• **Extracted records**
• • • • • • •
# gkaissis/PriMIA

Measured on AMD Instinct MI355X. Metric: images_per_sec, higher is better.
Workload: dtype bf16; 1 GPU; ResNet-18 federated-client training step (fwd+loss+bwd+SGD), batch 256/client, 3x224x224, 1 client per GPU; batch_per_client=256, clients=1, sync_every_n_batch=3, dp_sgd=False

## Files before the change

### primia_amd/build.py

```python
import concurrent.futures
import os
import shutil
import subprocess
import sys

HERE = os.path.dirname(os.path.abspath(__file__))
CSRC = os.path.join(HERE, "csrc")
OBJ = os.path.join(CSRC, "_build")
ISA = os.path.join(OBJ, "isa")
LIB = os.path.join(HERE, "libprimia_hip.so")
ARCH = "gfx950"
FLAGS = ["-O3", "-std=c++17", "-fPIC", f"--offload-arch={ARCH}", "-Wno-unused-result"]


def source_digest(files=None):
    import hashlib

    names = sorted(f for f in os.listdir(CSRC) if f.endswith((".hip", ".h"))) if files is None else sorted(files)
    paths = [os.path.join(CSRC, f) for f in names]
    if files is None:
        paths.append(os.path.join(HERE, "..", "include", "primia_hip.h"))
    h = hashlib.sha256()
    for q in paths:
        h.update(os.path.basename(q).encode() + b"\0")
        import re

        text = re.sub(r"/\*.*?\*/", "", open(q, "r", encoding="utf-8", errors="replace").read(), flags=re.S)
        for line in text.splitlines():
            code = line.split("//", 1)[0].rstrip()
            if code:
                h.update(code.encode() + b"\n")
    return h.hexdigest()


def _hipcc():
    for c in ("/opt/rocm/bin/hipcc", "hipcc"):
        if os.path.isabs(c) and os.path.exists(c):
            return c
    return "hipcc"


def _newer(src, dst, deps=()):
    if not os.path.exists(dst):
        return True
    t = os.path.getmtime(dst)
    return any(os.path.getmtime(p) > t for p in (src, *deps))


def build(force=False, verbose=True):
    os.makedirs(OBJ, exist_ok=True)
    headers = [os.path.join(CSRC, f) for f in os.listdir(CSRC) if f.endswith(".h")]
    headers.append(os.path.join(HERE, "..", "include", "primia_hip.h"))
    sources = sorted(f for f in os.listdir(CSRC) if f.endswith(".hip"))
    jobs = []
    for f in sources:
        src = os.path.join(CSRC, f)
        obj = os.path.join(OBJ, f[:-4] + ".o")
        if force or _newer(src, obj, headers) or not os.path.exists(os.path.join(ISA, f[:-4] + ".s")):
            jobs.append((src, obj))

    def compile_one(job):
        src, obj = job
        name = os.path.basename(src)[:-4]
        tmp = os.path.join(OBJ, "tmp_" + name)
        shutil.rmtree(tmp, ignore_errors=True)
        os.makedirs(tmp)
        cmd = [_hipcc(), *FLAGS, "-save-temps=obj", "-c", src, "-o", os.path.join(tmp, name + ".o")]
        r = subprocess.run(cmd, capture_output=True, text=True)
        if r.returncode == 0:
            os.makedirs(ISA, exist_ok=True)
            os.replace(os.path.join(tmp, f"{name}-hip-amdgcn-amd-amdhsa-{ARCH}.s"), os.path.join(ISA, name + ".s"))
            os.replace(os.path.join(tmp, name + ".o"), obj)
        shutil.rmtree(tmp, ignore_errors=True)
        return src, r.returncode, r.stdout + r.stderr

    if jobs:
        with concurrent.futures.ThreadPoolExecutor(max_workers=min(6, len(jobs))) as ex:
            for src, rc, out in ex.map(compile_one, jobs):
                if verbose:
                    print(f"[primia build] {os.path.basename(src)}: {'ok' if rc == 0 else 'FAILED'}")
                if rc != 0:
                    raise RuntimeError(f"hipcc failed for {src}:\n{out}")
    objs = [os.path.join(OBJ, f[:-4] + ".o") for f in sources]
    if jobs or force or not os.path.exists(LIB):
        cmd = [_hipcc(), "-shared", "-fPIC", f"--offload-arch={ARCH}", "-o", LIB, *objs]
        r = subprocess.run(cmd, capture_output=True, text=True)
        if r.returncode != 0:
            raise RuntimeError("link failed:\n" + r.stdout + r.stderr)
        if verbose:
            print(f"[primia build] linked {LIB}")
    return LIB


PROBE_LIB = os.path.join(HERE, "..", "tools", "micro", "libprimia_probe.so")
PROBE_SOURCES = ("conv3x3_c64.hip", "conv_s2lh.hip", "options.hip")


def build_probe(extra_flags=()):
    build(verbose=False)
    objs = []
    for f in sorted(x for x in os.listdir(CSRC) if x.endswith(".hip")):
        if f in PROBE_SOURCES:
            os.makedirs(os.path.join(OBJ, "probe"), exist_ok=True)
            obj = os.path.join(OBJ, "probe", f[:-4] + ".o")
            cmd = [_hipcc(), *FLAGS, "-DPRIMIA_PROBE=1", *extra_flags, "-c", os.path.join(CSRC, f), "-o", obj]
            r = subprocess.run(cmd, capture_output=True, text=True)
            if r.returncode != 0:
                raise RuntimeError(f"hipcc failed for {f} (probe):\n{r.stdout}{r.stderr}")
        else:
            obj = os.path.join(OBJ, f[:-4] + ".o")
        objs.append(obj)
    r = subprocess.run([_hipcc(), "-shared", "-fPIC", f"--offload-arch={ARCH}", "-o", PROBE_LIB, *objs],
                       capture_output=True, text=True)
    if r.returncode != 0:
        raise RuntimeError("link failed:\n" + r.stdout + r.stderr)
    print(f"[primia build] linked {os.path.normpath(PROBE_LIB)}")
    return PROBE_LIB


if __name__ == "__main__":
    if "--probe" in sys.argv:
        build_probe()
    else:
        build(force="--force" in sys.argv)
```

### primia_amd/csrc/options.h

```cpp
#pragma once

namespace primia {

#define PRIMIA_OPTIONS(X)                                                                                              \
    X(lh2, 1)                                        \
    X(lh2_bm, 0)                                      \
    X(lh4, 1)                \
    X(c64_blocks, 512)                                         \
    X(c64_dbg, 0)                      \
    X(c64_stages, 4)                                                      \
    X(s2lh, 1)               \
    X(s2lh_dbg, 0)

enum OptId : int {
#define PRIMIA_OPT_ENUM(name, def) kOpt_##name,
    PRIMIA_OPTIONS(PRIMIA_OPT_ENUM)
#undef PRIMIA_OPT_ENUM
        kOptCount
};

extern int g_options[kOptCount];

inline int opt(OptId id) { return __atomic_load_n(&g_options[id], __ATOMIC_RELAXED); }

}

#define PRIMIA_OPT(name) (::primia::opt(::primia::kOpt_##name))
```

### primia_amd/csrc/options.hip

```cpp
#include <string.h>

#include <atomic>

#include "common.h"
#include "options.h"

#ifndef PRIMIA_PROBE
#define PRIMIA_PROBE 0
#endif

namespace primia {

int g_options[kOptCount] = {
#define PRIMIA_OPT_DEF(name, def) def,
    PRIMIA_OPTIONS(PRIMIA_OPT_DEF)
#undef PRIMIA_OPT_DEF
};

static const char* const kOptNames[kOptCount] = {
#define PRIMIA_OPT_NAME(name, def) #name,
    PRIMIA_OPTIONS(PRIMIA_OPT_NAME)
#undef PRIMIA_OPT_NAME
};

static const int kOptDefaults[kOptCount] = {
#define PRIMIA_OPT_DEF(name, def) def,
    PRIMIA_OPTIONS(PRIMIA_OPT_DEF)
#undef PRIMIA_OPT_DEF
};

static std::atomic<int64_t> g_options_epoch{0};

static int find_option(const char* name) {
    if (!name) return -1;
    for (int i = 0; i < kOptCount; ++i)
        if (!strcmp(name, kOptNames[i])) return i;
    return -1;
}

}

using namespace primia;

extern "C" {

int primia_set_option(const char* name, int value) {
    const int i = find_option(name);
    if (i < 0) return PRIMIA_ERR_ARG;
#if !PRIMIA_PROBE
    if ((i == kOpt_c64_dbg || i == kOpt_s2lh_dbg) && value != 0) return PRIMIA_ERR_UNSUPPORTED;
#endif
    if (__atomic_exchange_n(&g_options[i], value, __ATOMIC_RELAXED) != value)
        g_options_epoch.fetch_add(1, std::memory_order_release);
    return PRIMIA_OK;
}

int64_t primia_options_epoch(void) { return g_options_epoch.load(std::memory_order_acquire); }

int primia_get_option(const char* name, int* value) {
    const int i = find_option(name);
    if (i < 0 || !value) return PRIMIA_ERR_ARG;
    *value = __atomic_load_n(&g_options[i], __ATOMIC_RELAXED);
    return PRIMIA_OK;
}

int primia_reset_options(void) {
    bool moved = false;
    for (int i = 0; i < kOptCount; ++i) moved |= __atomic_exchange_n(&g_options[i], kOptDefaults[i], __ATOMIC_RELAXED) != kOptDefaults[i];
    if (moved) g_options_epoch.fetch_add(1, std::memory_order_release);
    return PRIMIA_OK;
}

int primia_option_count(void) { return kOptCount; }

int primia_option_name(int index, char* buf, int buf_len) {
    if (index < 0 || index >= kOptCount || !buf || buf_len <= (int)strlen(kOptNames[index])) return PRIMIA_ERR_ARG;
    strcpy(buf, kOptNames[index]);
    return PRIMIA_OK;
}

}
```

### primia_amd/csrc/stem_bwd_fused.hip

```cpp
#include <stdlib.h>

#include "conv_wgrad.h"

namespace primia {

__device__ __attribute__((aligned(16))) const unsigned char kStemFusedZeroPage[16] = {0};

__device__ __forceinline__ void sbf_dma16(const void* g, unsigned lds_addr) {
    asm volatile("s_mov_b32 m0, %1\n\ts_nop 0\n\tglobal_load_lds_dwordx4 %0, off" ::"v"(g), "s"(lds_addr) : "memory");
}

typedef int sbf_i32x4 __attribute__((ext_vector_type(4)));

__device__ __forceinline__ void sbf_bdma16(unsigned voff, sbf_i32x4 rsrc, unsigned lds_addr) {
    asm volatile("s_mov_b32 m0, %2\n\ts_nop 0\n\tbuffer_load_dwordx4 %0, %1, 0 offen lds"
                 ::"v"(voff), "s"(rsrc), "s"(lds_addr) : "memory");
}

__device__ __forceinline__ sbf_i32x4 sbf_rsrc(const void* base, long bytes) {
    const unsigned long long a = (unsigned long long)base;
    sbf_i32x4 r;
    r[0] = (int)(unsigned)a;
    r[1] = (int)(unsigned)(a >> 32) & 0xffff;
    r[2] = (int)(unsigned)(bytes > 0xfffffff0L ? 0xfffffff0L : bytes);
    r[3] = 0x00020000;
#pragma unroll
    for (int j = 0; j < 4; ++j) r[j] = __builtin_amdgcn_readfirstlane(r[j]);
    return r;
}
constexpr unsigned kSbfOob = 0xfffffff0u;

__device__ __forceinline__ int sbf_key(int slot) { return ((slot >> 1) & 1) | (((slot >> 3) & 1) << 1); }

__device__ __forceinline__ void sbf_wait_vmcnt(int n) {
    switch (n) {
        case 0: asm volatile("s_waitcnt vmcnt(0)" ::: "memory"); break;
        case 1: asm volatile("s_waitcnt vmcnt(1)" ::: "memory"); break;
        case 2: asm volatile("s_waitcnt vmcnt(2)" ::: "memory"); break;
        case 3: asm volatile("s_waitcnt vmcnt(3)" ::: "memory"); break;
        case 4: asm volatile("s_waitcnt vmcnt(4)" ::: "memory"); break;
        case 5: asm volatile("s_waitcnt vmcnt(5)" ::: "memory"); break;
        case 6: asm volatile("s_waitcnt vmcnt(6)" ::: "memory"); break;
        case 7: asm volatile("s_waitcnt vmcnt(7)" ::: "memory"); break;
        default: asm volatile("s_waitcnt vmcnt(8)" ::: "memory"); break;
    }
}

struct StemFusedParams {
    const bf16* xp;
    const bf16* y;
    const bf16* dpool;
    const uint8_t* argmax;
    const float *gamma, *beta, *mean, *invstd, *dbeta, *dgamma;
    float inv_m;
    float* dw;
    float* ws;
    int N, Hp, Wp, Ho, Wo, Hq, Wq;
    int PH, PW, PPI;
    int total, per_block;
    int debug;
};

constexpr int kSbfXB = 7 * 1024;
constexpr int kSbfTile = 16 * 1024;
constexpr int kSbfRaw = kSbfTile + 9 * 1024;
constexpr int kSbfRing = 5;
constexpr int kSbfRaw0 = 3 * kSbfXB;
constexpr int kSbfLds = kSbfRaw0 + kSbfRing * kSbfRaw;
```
• • • • • • •
• **INSTRUCTIONS FOR THE TASK**
Look for the string "kOptDefaults" in the records, and copy every line where it is found.

• **SOLUTION FOR THIS TASK**
static const int kOptDefaults[kOptCount] = {
    for (int i = 0; i < kOptCount; ++i) moved |= __atomic_exchange_n(&g_options[i], kOptDefaults[i], __ATOMIC_RELAXED) != kOptDefaults[i];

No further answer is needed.